Now that I have become a writer creating articles and blogs like this one, I often write about the subjects that were in the first draft of my book but did not make it to the printed version. I wish I could say that one of such subjects was the work of Kathleen Jannaway, one of the 20thcentury’s pioneers of veganism and perhaps the first person we could officially give the title of eco-vegan. But, alas, she was not even in my first draft, which goes to show how much more about the history of veganism there is that I did not know — even after researching about it.

Not that long ago, I found on the internet a video of one of the many lectures that Kathleen Jannaway had given over the years, and then I realised her significance in the history of veganism. This one had been recorded thirty years ago at the Sixth International Vegan Festival in Biggleswade, Bedfordshire, UK. At this festival, lectures and workshops were given about campaigning for animals, the environment, agriculture and the developing world, health and nutrition, and veganism in an omnivorous world. Speakers included Mark Gold, Joyce D’Silva, Dr Alan Long, Dr David Ryde, Dr Gill Langley, and Kathleen Jannaway. Luckily, among the attendants, someone had a Video-8 camcorder and was able to tape her lecture. 

I have now found out that Kathleen Jannaway probably did more to promote veganism in Europe than anyone else in the closing decades of the 20th century, despite not being one of the founders of the Vegan Society — as many people have assumed. Born in London in 1915, she was 29 when the society was formed, so she could have indeed been one of the founders. However, she become vegan in 1964, in her late forties (after a long period of vegetarianism). But by the time that lecture was recorded, she had been vegan for 28 years (longer than most vegans alive today, I would say), and died in 2003 at the age of 88 having been vegan for 39 years. She was also one of the vegans interviewed in the famous 1976 BBC community-based TV programme called ‘Open Door’, which presented the work of the Vegan Society to the masses.

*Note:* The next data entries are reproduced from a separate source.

struct PhaseTimer {
    hipStream_t s;
    bool on;
    std::chrono::steady_clock::time_point t0;
    const char *what;
    PhaseTimer(hipStream_t st, const char *w) : s(st), on(opt("TIMING") != nullptr), t0(std::chrono::steady_clock::now()), what(w) {}
    void mark(const char *phase) {
        if (!on) return;
        (void)hipStreamSynchronize(s);
        const auto t1 = std::chrono::steady_clock::now();
        std::fprintf(stderr, "[gmsx %s] %-28s %8.1f ms\n", what, phase, std::chrono::duration<double, std::milli>(t1 - t0).count());
        t0 = t1;
    }
};

static constexpr size_t kH2dChunk = size_t(64) << 20;
struct H2dStage {
    char *pin[2] = {nullptr, nullptr};
// ... 36 lines not shown
    for (size_t at = 0; at < bytes; at += kChunk, b ^= 1) {
        const size_t n = std::min(kChunk, bytes - at);
        if (used[b]) GMSX_HIP(hipEventSynchronize(st.ev[b]));
        char *to = st.pin[b];
        parallel_memcpy(to, static_cast<const char *>(src) + at, n);
        GMSX_HIP(hipMemcpyAsync(static_cast<char *>(dst) + at, to, n, hipMemcpyHostToDevice, s));
        GMSX_HIP(hipEventRecord(st.ev[b], s));
        used[b] = true;
    }
    return GMSX_OK;
}

static int build_device_sets(gmsx_graph *g, uint32_t flags) {
    hipStream_t s = ctx().stream;
    PhaseTimer pt(s, "base build");
    const int64_t n = g->n;
    if (int rc = dmalloc(&g->scratch, 16, g)) return rc;
    if (int rc = dmalloc(&g->acc, kAccWords, g)) return rc;
    GMSX_HIP(hipMemsetAsync(g->scratch, 0, 16 * sizeof(unsigned long long), s));

    const int check_sym = (flags & GMSX_UPLOAD_TRUSTED) ? 0 : 1;
    static const std::array<unsigned long long, 2> sym_keys = []() noexcept {
        try {
            std::random_device rd;
            return std::array<unsigned long long, 2>{((unsigned long long)rd() << 32) | rd(), ((unsigned long long)rd() << 32) | rd()};
        } catch (...) {
            const unsigned long long t = (unsigned long long)std::chrono::steady_clock::now().time_since_epoch().count();
            const unsigned long long a = (unsigned long long)reinterpret_cast<uintptr_t>(&t);
            return std::array<unsigned long long, 2>{t * 0x9E3779B97F4A7C15ull ^ a, (a * 0xC2B2AE3D27D4EB4Full) ^ (t << 17)};
        }
    }();
    if (n > 0)
        hipLaunchKernelGGL(k_validate, dim3(grid_for_waves(n)), dim3(256), 0, s, n, g->off, g->adj, check_sym, sym_keys[0], sym_keys[1], g->scratch);
    unsigned long long acc[7] = {0, 0, 0, 0, 0, 0, 0};
    GMSX_HIP(hipMemcpyAsync(acc, g->scratch, sizeof(acc), hipMemcpyDeviceToHost, s));
    GMSX_HIP(hipStreamSynchronize(s));
    if (check_sym && (acc[3] != acc[4] || acc[5] != acc[6])) acc[0] |= 8;
    if (!(flags & GMSX_UPLOAD_TRUSTED) && acc[0] != 0) return GMSX_ERR_NOT_CANONICAL;
    if ((flags & GMSX_UPLOAD_TRUSTED) && (acc[0] & 2)) return GMSX_ERR_NOT_CANONICAL;
    if (!(flags & GMSX_UPLOAD_TRUSTED) && (g->nnz & 1)) return GMSX_ERR_NOT_CANONICAL;
    g->alg_elements = acc[1];
    g->max_deg = int32_t(acc[2]);
    g->m = g->nnz / 2;

    pt.mark("validate");
    const unsigned tb = unsigned((n + 255) / 256);
    if (int rc = dmalloc(&g->newid, n, g)) return rc;
    if (int rc = dmalloc(&g->oldid, n, g)) return rc;
    if (n > 0) {
        unsigned long long *k_in = nullptr, *k_out = nullptr;
        if (int rc = dmalloc(&k_in, n, nullptr)) return rc;
        DevGuard g1{k_in};
        if (int rc = dmalloc(&k_out, n, nullptr)) return rc;
        DevGuard g2{k_out};
        hipLaunchKernelGGL(k_rank_keys, dim3(tb), dim3(256), 0, s, n, g->off, k_in);
        size_t tmp_bytes = 0;
        GMSX_HIP(rocprim::radix_sort_keys_desc(nullptr, tmp_bytes, k_in, k_out, size_t(n), 0, 64, s));
        void *tmp = nullptr;
        GMSX_HIP(hipMalloc(&tmp, tmp_bytes ? tmp_bytes : 8));
        DevGuard g3{tmp};
        GMSX_HIP(rocprim::radix_sort_keys_desc(tmp, tmp_bytes, k_in, k_out, size_t(n), 0, 64, s));
        hipLaunchKernelGGL(k_assign_ids, dim3(tb), dim3(256), 0, s, n, k_out, g->oldid, g->newid);
        GMSX_HIP(hipStreamSynchronize(s));
    }

    pt.mark("rank ids");
    int hub_limit = int((flags >> 8) & 0xffffu);
    if (hub_limit == 0 || hub_limit > kHub) hub_limit = kHub;
    int64_t *hcnt = nullptr, *tcnt = nullptr;
    if (int rc = dmalloc(&hcnt, n + 1, nullptr)) return rc;
    DevGuard g_h{hcnt};
    if (int rc = dmalloc(&tcnt, n + 1, nullptr)) return rc;
    DevGuard g_t{tcnt};
    GMSX_HIP(hipMemsetAsync(hcnt, 0, size_t(n + 1) * sizeof(int64_t), s));
    GMSX_HIP(hipMemsetAsync(tcnt, 0, size_t(n + 1) * sizeof(int64_t), s));
    if (int rc = dmalloc(&g->dplus, n, g)) return rc;
    if (n > 0)
        hipLaunchKernelGGL(k_count_parts, dim3(grid_for_waves(n)), dim3(256), 0, s, n, g->off, g->adj, g->newid, hub_limit, hcnt, tcnt, g->dplus);
    if (int rc = dmalloc(&g->hoff, n + 1, g)) return rc;
    if (int rc = dmalloc(&g->toff, n + 1, g)) return rc;
    if (int rc = exclusive_scan_i64(hcnt, g->hoff, n + 1, s)) return rc;
    if (int rc = exclusive_scan_i64(tcnt, g->toff, n + 1, s)) return rc;
    GMSX_HIP(hipMemcpy(&g->hub_entries, g->hoff + n, sizeof(int64_t), hipMemcpyDeviceToHost));
    GMSX_HIP(hipMemcpy(&g->tail_entries, g->toff + n, sizeof(int64_t), hipMemcpyDeviceToHost));

    if (int rc = dmalloc(&g->hadj, g->hub_entries + 8, g)) return rc;
    if (int rc = dmalloc(&g->tadj, g->tail_entries + 4, g)) return rc;
    GMSX_HIP(hipMemsetAsync(g->hadj + g->hub_entries, 0xff, 8 * sizeof(uint16_t), s));
    GMSX_HIP(hipMemsetAsync(g->tadj + g->tail_entries, 0xff, 4 * sizeof(int32_t), s));
    if (n > 0)
        hipLaunchKernelGGL(k_fill_parts, dim3(grid_for_waves(n)), dim3(256), 0, s, n, g->off, g->adj, g->newid, hub_limit, g->hoff, g->toff,
                           g->hadj, g->tadj);

    pt.mark("containers count+fill");
    if (int rc = sort_rows(g->hadj, g->hub_entries, n, g->hoff, 16, s)) return rc;
    if (int rc = sort_rows(g->tadj, g->tail_entries, n, g->toff, 32, s)) return rc;
    g->rows_sorted = true;

    pt.mark("row sorts");
    g->dense_limit = int32_t(std::min<int64_t>(n, hub_limit));
    g->bitset_limit = g->dense_limit;
    {
        const int32_t K = g->bitset_limit;
        int64_t *sizes = nullptr;
        if (int rc = dmalloc(&sizes, int64_t(K) + 1, nullptr)) return rc;
        DevGuard g_sz{sizes};
        if (int rc = dmalloc(&g->bmoff, int64_t(K) + 1, g)) return rc;
        hipLaunchKernelGGL(k_dense_sizes, dim3(unsigned(K / 256 + 1)), dim3(256), 0, s, K, g->dplus, sizes);
        if (int rc = exclusive_scan_i64(sizes, g->bmoff, int64_t(K) + 1, s)) return rc;
        GMSX_HIP(hipMemcpy(&g->bmpool_words, g->bmoff + K, sizeof(int64_t), hipMemcpyDeviceToHost));
        if (int rc = dmalloc(&g->bmpool, g->bmpool_words + 4, g)) return rc;
        GMSX_HIP(hipMemsetAsync(g->bmpool, 0, size_t(g->bmpool_words + 4) * sizeof(uint32_t), s));
        if (K > 0 && g->bmpool_words > 0)
            hipLaunchKernelGGL(k_dense_fill, dim3(grid_for_waves(K)), dim3(256), 0, s, K, g->hoff, g->hadj, g->toff, g->tadj, g->bmoff, g->bmpool);
    }
    pt.mark("bitsets");
    if (int rc = dmalloc(&g->order, n, g)) return rc;
    if (n > 0) {
        int32_t *keys_in = nullptr, *vals_in = nullptr, *keys_out = nullptr;
        if (int rc = dmalloc(&keys_out, n, nullptr)) return rc;
        DevGuard g_ko{keys_out};
        if (int rc = dmalloc(&keys_in, n, nullptr)) return rc;
        DevGuard g_ki{keys_in};
        if (int rc = dmalloc(&vals_in, n, nullptr)) return rc;
        DevGuard g_vi{vals_in};
        hipLaunchKernelGGL(k_order_keys, dim3(tb), dim3(256), 0, s, n, g->dplus, keys_in, vals_in);
        size_t tmp_bytes = 0;
        GMSX_HIP(rocprim::radix_sort_pairs_desc(nullptr, tmp_bytes, keys_in, keys_out, vals_in, g->order, size_t(n), 0, 32, s));
        void *tmp = nullptr;
        GMSX_HIP(hipMalloc(&tmp, tmp_bytes ? tmp_bytes : 8));
        DevGuard g_tmp{tmp};
        GMSX_HIP(rocprim::radix_sort_pairs_desc(tmp, tmp_bytes, keys_in, keys_out, vals_in, g->order, size_t(n), 0, 32, s));
        int32_t top = 0;
        GMSX_HIP(hipMemcpyAsync(&top, keys_out, sizeof(int32_t), hipMemcpyDeviceToHost, s));
        GMSX_HIP(hipStreamSynchronize(s));
        g->max_dplus = top;
    }

    pt.mark("d+ order");
    GMSX_HIP(hipStreamSynchronize(s));
    GMSX_HIP(hipGetLastError());
    g->hub_limit = hub_limit;
    g->upload_flags = flags;
    return GMSX_OK;
}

In 1972, Jannaway became the General Secretary of the Vegan Society (and kept that position until 1983), and according to the vegan sociologist and animal rights activist Roger Yates, in the 1970s virtually all the materials and literature from the Vegan Society had been written by Kathleen and her husband Jack Jannaway. She was the author of many booklets, among them Abundant Living in the Coming Age of the Tree and  Introduction to Practical Veganism.

But above all, she was one of the first openly environmentalist vegans, showing that the current trend of eco-veganism is by no means new. In 1984 she co-founded with her husband  ‘The Movement For Compassionate Living  (MCL)’, through which she developed her ideas of the vegan world, which are very similar to the vision of such a world that many vegans — including me — have today. The organisation produced a quarterly magazine called “New Leaves” talking about the Jannaways’ vision. 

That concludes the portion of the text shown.